CSS3 Syntax Part II: Other Changes from 2.1
Scribe: Bert

NUL chars in CSS

   TabAtkins: tokenization changes
   TabAtkins:: To match HTML, NUL chars are converted into replacement chars.
   TabAtkins: Don't know why HTML does it, but at least it means CSS inside
              HTML is same as CSS in a file.
   fantasai: Replacement char is valid identifier char, could be weird.
   TabAtkins: Nobody puts NUL in a style sheet....
   * fantasai probably would have turned it into a space, less intrusive
   RESOLVED: NUL gets turned into Replacement char.

non-ascii Token

   tab: non-ascii range
   SimonSapin: We already resolved on that.
   glenn: Isn't the name non-ascii wrong then?
   TabAtkins: No it now it includes *all* non-ascii.

Tokenizing Comments

   TabAtkins: comments
   TabAtkins: tokenizer never emits them.
   plinss: What about comments between idents?
   TabAtkins: Yes, serializer forces an empty comment there.
   plinss: OK, but does it change parsing behavior anywhere?
   [tab draws on whiteboard]
   tab: It should just be an internal simplification
   Bert: Not sure what you mean.
   Bert: there is no tokenization process
   [argument between Bert and Tab/peterl/etc.]
   bert: [worried about how people interpret "not emit"]
   TabAtkins: It describes how you serialize.
   glazou: We said in the past that one way to preserve comments was to
           preserve them combined at the end.
   glazou: Important for editors.
   glazou: comments should be in original position, but cannot always be done.
   RESOLVED: loosen the rules describing the way comments are serialized

Unicode-Range Tokenization

   <dbaron> http://dbaron.org/css/test/2013/urange-token
   TabAtkins: CSS 2 defines unicode range tokens in lazy way
   fantasai: The difference is detectable.
   dbaron: By means of counter increment.
   fantasai: No real reason to not keep the same.
   fantasai: Do not change the token.
   fantasai: Under your rules some old declarations are not longer valid,
             and it is detectable.
   tab: No, not detectable.
   tab: U+2?3?4?

   fantasai: We have to do range checking to determine validity anyway,
             so it's not like tokenization guarantees validity.
   TabAtkins: No, [describes three cases]
   dbaron: css3-fonts doesn't say it gets thrown out.
   jdaggett: what gets thrown out?
   <dbaron> U+400-3ff
   dbaron: fonts spec not clear
   <dbaron> unicode-range: U+100-1ff, U+400-3ff
   dbaron: Is [above] a syntax error?
   dbaron: Is that empty range or invalid and throw away whole line?
   [tab and fantasai disagree on previous discussions]
   TabAtkins: Invalidate whole descriptor.
   dbaron: Is it just an empty range or invalid?
   jdaggett: Wording to say that range has to contain valid chars.
   dbaron: No implementation conformance requirement.
   <fantasai> http://lists.w3.org/Archives/Public/www-style/2013May/0564.html
   jdaggett: you say wording is unclear.
   dbaron: I can send comment about that, later.

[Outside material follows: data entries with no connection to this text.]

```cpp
template <int NC, bool DET, bool SP, bool AUX>
__global__ void __launch_bounds__(WAVE, (bwd_min_waves<NC, SP, AUX>()))
composite_bwd_kernel(int W, int H, int C_total, int CP4, int c0, int first_pass, int tiles , int V,
                     int P ,
                     const uint32_t* __restrict__ ranges, const uint32_t* __restrict__ ipack ,
                     const float4* __restrict__ irec, const float4* __restrict__ featp4,
                     WinGrad grads,
                     const float* __restrict__ final_T_all, const uint32_t* __restrict__ n_contrib_all,
                     float* __restrict__ gacc , int GROW,
                     int MO, long long* __restrict__ gacc64 ,
                     const float* __restrict__ ckpt_all ,
                     const uint32_t* __restrict__ nparts ,
                     int extra_blocks ,
                     const uint32_t* __restrict__ tile_order ,
                     int det_pass )
{
    using Cfg = BwdCfg<NC, SP, AUX>;
    using ST = typename std::conditional<DET, double, float>::type;
    constexpr int NCP = Cfg::NCP, NM = Cfg::NM, NV = Cfg::NV, KV = Cfg::KV, FS = Cfg::FS;
    constexpr int WS = Cfg::WS, GROUP = Cfg::GROUP;
    constexpr bool MFMA = Cfg::MFMA, XD = Cfg::XD;
    constexpr int NB = Cfg::NB;
    constexpr bool TM = Cfg::TM;
    constexpr int EG = Cfg::EG, ES = Cfg::ES;
    constexpr bool DOTM = NC >= SR_BWD_DOTM_MIN;
// ... 15 lines not shown
        const unsigned per = quadrant_blocks(SPLIT_EXTRA_TILES, gx);
        const unsigned group = blockIdx.x / per;
        int r;
        quadrant_of_block(blockIdx.x - group * per, SPLIT_EXTRA_TILES, gx, r, quad);
        if (r >= SPLIT_EXTRA_TILES || r >= V * tiles) return;
        gtile = (int)tile_order[r];
        seg_y += SPLIT_PARTS * (int)(group + 1u);
        if (seg_y >= (int)nparts[gtile]) return;
    } else {
        quadrant_of_block(blockIdx.x - (NC <= 4 ? (unsigned)extra_blocks : 0u), V * tiles, gx, gtile, quad, tile_order);
        if (gtile >= V * tiles) return;
    }
    const int view = (V == 1) ? 0 : gtile / tiles;
    const int tile = gtile - view * tiles;
    const uint32_t row0 = (uint32_t)view * (uint32_t)P;
    const float* __restrict__ dL_dcolor = grads.dL_dcolor[view];
    const float* __restrict__ dL_ddepth = grads.dL_ddepth[view];
    const float* __restrict__ dL_dalpha = grads.dL_dalpha[view];
    const float* __restrict__ dL_dlast = grads.dL_dlast[view];
    const int gc = grads.gc;
    const float* __restrict__ final_T = final_T_all + (size_t)view * H * W;
    const uint32_t* __restrict__ n_contrib = n_contrib_all + (size_t)view * H * W;
    const int lane = threadIdx.x;
    const int qx = (tile % gx) * TILE + (quad & 1) * 8, qy = (tile / gx) * TILE + (quad >> 1) * 8;
    const int px = qx + (lane & 7), py = qy + (lane >> 3);
    const bool inside = px < W && py < H;
    const float fx = (float)px, fy = (float)py;
    const size_t plane = (size_t)H * W;
    const size_t pix = inside ? (size_t)py * W + px : 0;
    uint32_t beg = ranges[2 * gtile], end0 = ranges[2 * gtile + 1];
// ... 75 lines not shown
            __builtin_amdgcn_wave_barrier();
#pragma unroll
            for (int ch = 0; ch < 16; ++ch) {
                const int c = 16 * t + ch;
                s_w[lane * WS + ch] = c < NC ? g[c < NC ? c : 0] : ((XD && c == NC) ? gD : 0.0f);
            }
            __builtin_amdgcn_wave_barrier();
#pragma unroll
            for (int kk = 0; kk < 16; ++kk) gt[kk][t] = s_w[(4 * kk + (lane >> 4)) * WS + (lane & 15)];
        }
        __builtin_amdgcn_wave_barrier();
    }
    uint32_t wave_last = last;
#pragma unroll
    for (int d = 1; d < WAVE; d <<= 1) wave_last = max(wave_last, (uint32_t)__shfl_xor((int)wave_last, d, WAVE));
    const uint32_t end = min(end0, list0 + wave_last);
    if (NC <= 4) { if (split && beg >= end) return; }

    const int slotv = (int)(__brev((unsigned)lane) >> 26);
    const bool slot_second = slotv >= KV;
    const int sv = slot_second ? slotv - KV : slotv;
    const bool slot_col = sv < NV;
    const bool slot_ok = slotv < 2 * KV;
    const int slot_off = slot_col ? (c0 + NM + sv) : (TM ? MO + 6 : MO + sv - NV);
    int nslot = 0;
    int e0 = 0;

    auto flush_panel = [&](int count) {
        __builtin_amdgcn_wave_barrier();
        f32x4 D[NB];
#pragma unroll
        for (int t = 0; t < NB; ++t) D[t] = f32x4{0.f, 0.f, 0.f, 0.f};
        const int row = (lane >> 4) * WS + (lane & 15);
#pragma unroll
        for (int kk = 0; kk < 16; ++kk) {
            const float a = s_w[4 * kk * WS + row];
#pragma unroll
            for (int t = 0; t < NB; ++t) {
                D[t] = __builtin_amdgcn_mfma_f32_16x16x4f32(a, gt[kk][t], D[t], 0, 0, 0);
            }
        }
        const int j0c = lane & 15;
#pragma unroll
        for (int r = 0; r < 4; ++r) {
            const int gs = 4 * (lane >> 4) + r;
            if (gs < count) {
                const uint32_t rowi = __umul24(s_gid[gs], (uint32_t)GROW);
#pragma unroll
                for (int t = 0; t < NB; ++t) {
                    const int c = 16 * t + j0c;
                    const bool full = 16 * t + 16 <= NM;
                    const bool col_ok = full || c < NM || (XD && c == NM && first_pass);
                    const uint32_t col_off = (full || c < NM) ? (uint32_t)(c0 + c) : (uint32_t)(MO + 6);
                    if (col_ok) acc_add<DET>(gacc, gacc64, (size_t)(rowi + col_off), D[t][r], det_pass);
                }
            }
        }
        __builtin_amdgcn_wave_barrier();
    };

    auto reduce_e = [&](int count) {
        if constexpr (TM) {
            __builtin_amdgcn_wave_barrier();
            const int eg = lane & 7, ei = lane >> 3;
            const float2 mu = s_emean[min(e0 + eg, GROUP - 1)];
            const float dx = mu.x - (float)(qx + ei);
            const float dy0 = mu.y - (float)qy;
            float m[6] = {0.f, 0.f, 0.f, 0.f, 0.f, 0.f};
#pragma unroll
            for (int j = 0; j < 8; ++j) {
                const float e = s_e[(8 * j + ei) * ES + eg];
                const float dy = dy0 - (float)j;
                const float ey = e * dy;
                m[5] += e;
                m[1] += ey;
                m[4] = fmaf(ey, dy, m[4]);
            }
            m[0] = m[5] * dx;
            m[2] = m[0] * dx;
            m[3] = m[1] * dx;
            const float outv = wave_reduce_hi3<6>(m, lane);
            const int vi = ((lane >> 5) & 1) + 2 * ((lane >> 4) & 1) + 4 * ((lane >> 3) & 1);
            if (eg < count && vi < 6) {
                const size_t di = (size_t)(__umul24(s_gid[e0 + eg], (uint32_t)GROW) + (uint32_t)(MO + vi));
                acc_add<DET>(gacc, gacc64, di, outv, det_pass);
            }
            __builtin_amdgcn_wave_barrier();
        }
    };

    uint32_t pw = 0;
    auto fetch = [&](uint32_t base, uint32_t& w_) {
        w_ = 0u;
        if (base + (uint32_t)lane < end) w_ = ipack[base + (uint32_t)lane];
    };
    if (beg >= end) return;
    const uint64_t gt_mask = (lane == WAVE - 1) ? 0ull : (~0ull << (lane + 1));
    const int nchunks = (int)((end - beg + (WAVE - 1)) / WAVE);
    fetch(beg + (uint32_t)(nchunks - 1) * WAVE, pw);

#pragma unroll 1
    for (int chunk = nchunks - 1; chunk >= 0; --chunk) {
        const uint32_t base = beg + (uint32_t)chunk * WAVE;
        const bool cur_reach = (pw >> (24 + quad)) & 1u;
        uint64_t cand = __builtin_amdgcn_ballot_w64(cur_reach);
        const uint32_t cur_gid = pw & 0xFFFFFFu;
        fetch(chunk > 0 ? base - WAVE : 0xFFFFFF00u, pw);
        const uint32_t idx0 = base - list0;
#pragma unroll 1
        while (cand != 0) {
            const int ncand = min(FS, (int)__popcll(cand));
            const int rank = __popcll(cand & gt_mask);
            const bool mine = cur_reach && ((cand >> lane) & 1ull) && rank < FS;
            __builtin_amdgcn_wave_barrier();
            if (mine) s_cgid[rank] = cur_gid;
            float4 rec_a = make_float4(0.f, 0.f, 0.f, 0.f), rec_b = rec_a;
            if (mine) {
                const size_t j = (size_t)base + lane;
                rec_a = irec[2 * j];
                rec_b = irec[2 * j + 1];
            }
            __builtin_amdgcn_wave_barrier();
#pragma unroll SR_BWD_STAGE_UNROLL
            for (int e = lane; e < ncand * PPR; e += WAVE) {
                const int row = e / PPR, pc = e - row * PPR;
                reinterpret_cast<float4*>(s_feat)[e] = featp4[(size_t)(__umul24(s_cgid[row] - row0, (uint32_t)CP4) + (uint32_t)((c0 >> 2) + pc))];
            }
            if (mine) {
                s_rec0[rank] = rec_a;
                s_rec1[rank] = rec_b;
            }
            __builtin_amdgcn_wave_barrier();
            auto process_pair = [&](int j0, int j1, bool has1, int r0, int r1, float qm0, float qm1) {
                const float4 p0 = s_rec0[r0], q0 = s_rec1[r0];
                const float4 p1 = s_rec0[r1], q1 = s_rec1[r1];
                const float dx0 = p0.x - fx, dy0 = p0.y - fy, dx1 = p1.x - fx, dy1 = p1.y - fy;
                const float pw0 = gauss_log2(q0, dx0, dy0), pw1 = gauss_log2(q1, dx1, dy1);
                const float Gr0 = exp2_core(pw0), Gr1 = exp2_core(pw1);
                const float ar0 = q0.w * Gr0, ar1 = q1.w * Gr1;
                const float al0 = fminf(ALPHA_MAX, ar0), al1 = fminf(ALPHA_MAX, ar1);
                const bool hit0 = (idx0 + (uint32_t)j0 < last) && pw0 <= 0.0f && ar0 >= ALPHA_MIN;
// ... 61 lines not shown
                        red[NV + 5] = E0;
                        red[KV + NV + 0] = Ex1;
                        red[KV + NV + 1] = Ey1;
                        red[KV + NV + 2] = Ex1 * dx1;
                        red[KV + NV + 3] = Ex1 * dy1;
                        red[KV + NV + 4] = Ey1 * dy1;
                        red[KV + NV + 5] = E1;
                    }
                    if constexpr (!XD && AUX) {
                        red[KV - 1] = w0 * gD;
                        red[2 * KV - 1] = w1 * gD;
                    }
                    {
                        const float outv = wave_reduce_pack<2 * KV>(red, lane);
                        const uint32_t gi = slot_second ? gi1 : gi0;
                        const size_t di = (size_t)(__umul24(gi, (uint32_t)GROW) + (uint32_t)slot_off);
                        if (slot_ok && (has1 || !slot_second)) acc_add<DET>(gacc, gacc64, di, outv, det_pass);
                    }
                }
                if constexpr (MFMA) {
                    s_w[lane * WS + nslot] = w0;
                    s_w[lane * WS + nslot + 1] = w1;
                    if constexpr (TM) {
                        s_e[lane * ES + (nslot - e0)] = E0;
                        s_e[lane * ES + (nslot - e0) + 1] = E1;
                    }
                    if (lane == 0) {
                        s_gid[nslot] = gi0;
                        s_gid[nslot + 1] = gi1;
                        if constexpr (TM) {
                            s_emean[nslot] = make_float2(p0.x, p0.y);
                            s_emean[nslot + 1] = make_float2(p1.x, p1.y);
// ... 82 lines not shown
    const WinGrad* grads;
    const float* ckpt;
    int det_pass;
};

template <int NC, bool DET, bool AUX = true>
static int launch_one_bwd(const splatraster_settings& s, int c0, int first, const GeomView& g,
                          const BinView& b, const ImgView& im, const float* feat, int feat_stride,
                          const BwdLaunch& L, float* gacc, long long* gacc64, hipStream_t stream)
{
    (void)g;
    const int gx = (s.image_width + TILE - 1) / TILE, gy = (s.image_height + TILE - 1) / TILE;
    const int tiles = gx * gy;
    const unsigned blocks = quadrant_blocks(L.V * tiles, gx);
    const float* ckpt = (NC <= 4 && c0 == 0 && first) ? L.ckpt : nullptr;
    const bool extras = ckpt != nullptr && use_tile_order(L.V, tiles);
    const unsigned extra_blocks = extras ? (unsigned)(SPLIT_PARTS_MAX / SPLIT_PARTS - 1) * quadrant_blocks(SPLIT_EXTRA_TILES, gx) : 0u;
    const dim3 grid(blocks + extra_blocks, ckpt ? (unsigned)SPLIT_PARTS : 1u);
#define SR_BWD_LAUNCH(SPV)                                                                                          \
    hipLaunchKernelGGL((composite_bwd_kernel<NC, DET, SPV, AUX>), grid, dim3(WAVE), 0, stream, s.image_width,           \
                       s.image_height, feat_stride, padded_channels(feat_stride) / 4, c0, first, tiles, L.V, L.P,      \
                       b.ranges, b.ipack, b.irec, reinterpret_cast<const float4*>(feat), *L.grads,       \
                       im.final_T, im.n_contrib, gacc, gacc_row_floats(s.channels),                                    \
                       gacc_moment_offset(s.channels), gacc64, ckpt, extras ? b.nparts : nullptr, (int)extra_blocks,               \
                       use_tile_order(L.V, tiles) ? b.tile_order : nullptr, L.det_pass)
    if constexpr (NC >= 4 && NC <= 15 && AUX) {
        if (4 * tiles <= g_small_panel_max_waves)
            SR_BWD_LAUNCH(true);
        else
            SR_BWD_LAUNCH(false);
    } else {
        SR_BWD_LAUNCH(false);
    }
#undef SR_BWD_LAUNCH
    SR_LAUNCH_CHECK();
    return SPLATRASTER_OK;
}

// ... 47 lines not shown
```

splatloc_amd/csrc/preprocess_bwd.hip:

```cpp
#include "composite_common.h"
#include "activation_math.h"

namespace sr {

__constant__ float BSH_C0 = 0.28209479177387814f;
__constant__ float BSH_C1 = 0.4886025119029199f;
__constant__ float BSH_C2[5] = {1.0925484305920792f, -1.0925484305920792f, 0.31539156525252005f,
                                -1.0925484305920792f, 0.5462742152960396f};
__constant__ float BSH_C3[7] = {-0.5900435899266435f, 2.890611442640554f, -0.4570457994644658f,
                                0.3731763325901154f,  -0.4570457994644658f, 1.445305721320277f,
                                -0.5900435899266435f};

__device__ void sh_backward(int deg, int M, const float* sh, float* dsh, const uint8_t* clamped,
                            const float* drgb_in, float ox, float oy, float oz, float* dmean)
{
    const float len = sqrtf(ox * ox + oy * oy + oz * oz);
    const float x = ox / len, y = oy / len, z = oz / len;
    float ddir[3] = {0.f, 0.f, 0.f};
    for (int ch = 0; ch < 3; ++ch) {
        const float d = clamped[ch] ? 0.f : drgb_in[ch];
        float ddx = 0.f, ddy = 0.f, ddz = 0.f;
#define SHV(k) sh[(k) * 3 + ch]
        dsh[0 * 3 + ch] = BSH_C0 * d;
        if (deg > 0) {
// ... 34 lines not shown
                }
            }
        }
#undef SHV
        for (int k = (deg + 1) * (deg + 1); k < M; ++k) dsh[k * 3 + ch] = 0.f;
        ddir[0] += ddx * d;
        ddir[1] += ddy * d;
        ddir[2] += ddz * d;
    }
    const float dot = x * ddir[0] + y * ddir[1] + z * ddir[2];
    dmean[0] += (ddir[0] - x * dot) / len;
    dmean[1] += (ddir[1] - y * dot) / len;
    dmean[2] += (ddir[2] - z * dot) / len;
}

template <bool POSE, bool RAW = false>
__global__ void __launch_bounds__(256)
preprocess_bwd_kernel(int P, int V, int W, int H, float mod, int sh_degree, int M, WinCams cams, WinGrad grads,
                      const float* __restrict__ means3D, const float* __restrict__ shs,
                      const float* __restrict__ scales, const float* __restrict__ rotations,
                      const float* __restrict__ cov3D_precomp,
                      const uint8_t* __restrict__ clamped,
                      const float4* __restrict__ rec, const float* __restrict__ gacc, int C, int GROW, int MO,
                      float* __restrict__ dL_dmeans3D,
                      float* __restrict__ dL_dopacities, float* __restrict__ dL_dscales,
                      float* __restrict__ dL_drotations, float* __restrict__ dL_dcov3D,
                      float* __restrict__ dL_dshs, float* __restrict__ dL_dview, float* __restrict__ dL_dproj,
                      float* __restrict__ dL_dcampos, float* __restrict__ pose_acc ,
                      RawBwd raw )
{
    const int i = blockIdx.x * blockDim.x + threadIdx.x;
    float pose[27];
#pragma unroll
    for (int k = 0; k < 27; ++k) pose[k] = 0.f;
    float dmean[3] = {0.f, 0.f, 0.f};
    float dscale[3] = {0.f, 0.f, 0.f};
    float drot[4] = {0.f, 0.f, 0.f, 0.f};
    float dcov[6] = {0.f, 0.f, 0.f, 0.f, 0.f, 0.f};
    float dop = 0.f;
    float csum[4] = {0.f, 0.f, 0.f, 0.f};
    if (i < P) {
    bool any_visible = false;
    const float px = means3D[3 * i], py = means3D[3 * i + 1], pz = means3D[3 * i + 2];
    float c6[6];
    float Rm[3][3] = {{0.f, 0.f, 0.f}, {0.f, 0.f, 0.f}, {0.f, 0.f, 0.f}}, sc[3] = {0.f, 0.f, 0.f};
    float4 qv = make_float4(0.f, 0.f, 0.f, 0.f);
    if (cov3D_precomp) {
#pragma unroll
        for (int k = 0; k < 6; ++k) c6[k] = cov3D_precomp[6 * i + k];
    } else {
        qv = reinterpret_cast<const float4*>(rotations)[i];
        const float r = qv.x, x = qv.y, y = qv.z, z = qv.w;
        Rm[0][0] = 1.f - 2.f * (y * y + z * z); Rm[0][1] = 2.f * (x * y - r * z); Rm[0][2] = 2.f * (x * z + r * y);
        Rm[1][0] = 2.f * (x * y + r * z); Rm[1][1] = 1.f - 2.f * (x * x + z * z); Rm[1][2] = 2.f * (y * z - r * x);
        Rm[2][0] = 2.f * (x * z - r * y); Rm[2][1] = 2.f * (y * z + r * x); Rm[2][2] = 1.f - 2.f * (x * x + y * y);
// ... 15 lines not shown
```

   TabAtkins: The only relevance of my change is for mixture of question marks
              and digits.
   Tabatkins: CSS 2.1 created invalid range, which was then thrown away.
   TabAtkins: Final behavior is the same..
   fantasai: Why change. Let's not do tokenization changes.
   TabAtkins: Easier to parse.
   bert: depends on parsing system.
   tab: In mine token is always correct.
   TabAtkins: Unicode range token only valid in one property.
   plinss: Then I'm not so bothered.
   Bert: But why change it.
   fantasai: Current is fine.
   dbaron: I don't believe the change is undetectable.
   <dbaron> I also don't mind the change.
   <fantasai> Gecko implements the 2.1 definition

   Tab: Maybe in future.
   plinss: That's is why it gets important.
   TabAtkins: But I have to write more text to accept the old syntax.
   * fantasai doesn't like changing things like this just because someone
              felt like it, should only change it if there's a real
              benefit to it imho

   glenn: Font family quoted string that is empty: seems not prohibited.
   dbaron: You might have a font with that name.
   glenn: Far fetched, but it is an answer...
   TabAtkins: Not a syntax question, question for fonts.

   plinss: Whether you can test the unicode range syntax difference now
           is not the question.
   plinss: Your change maybe gives us more flexibility to not add white
           space in future properties.
   fantasai: Not really, some unicode ranges end in digits, so not helpful.
   dbaron: No, not helpful, there are too many different kinds of unicode
           range tokens. Often require a space anyway.
   plinss: Then the change is irrelevant.

   <dbaron> I agree the change is safe, and I agree it's pointless.
   bert: But why change it if is not broken?
   [3 hands for tab's proposal 2 against]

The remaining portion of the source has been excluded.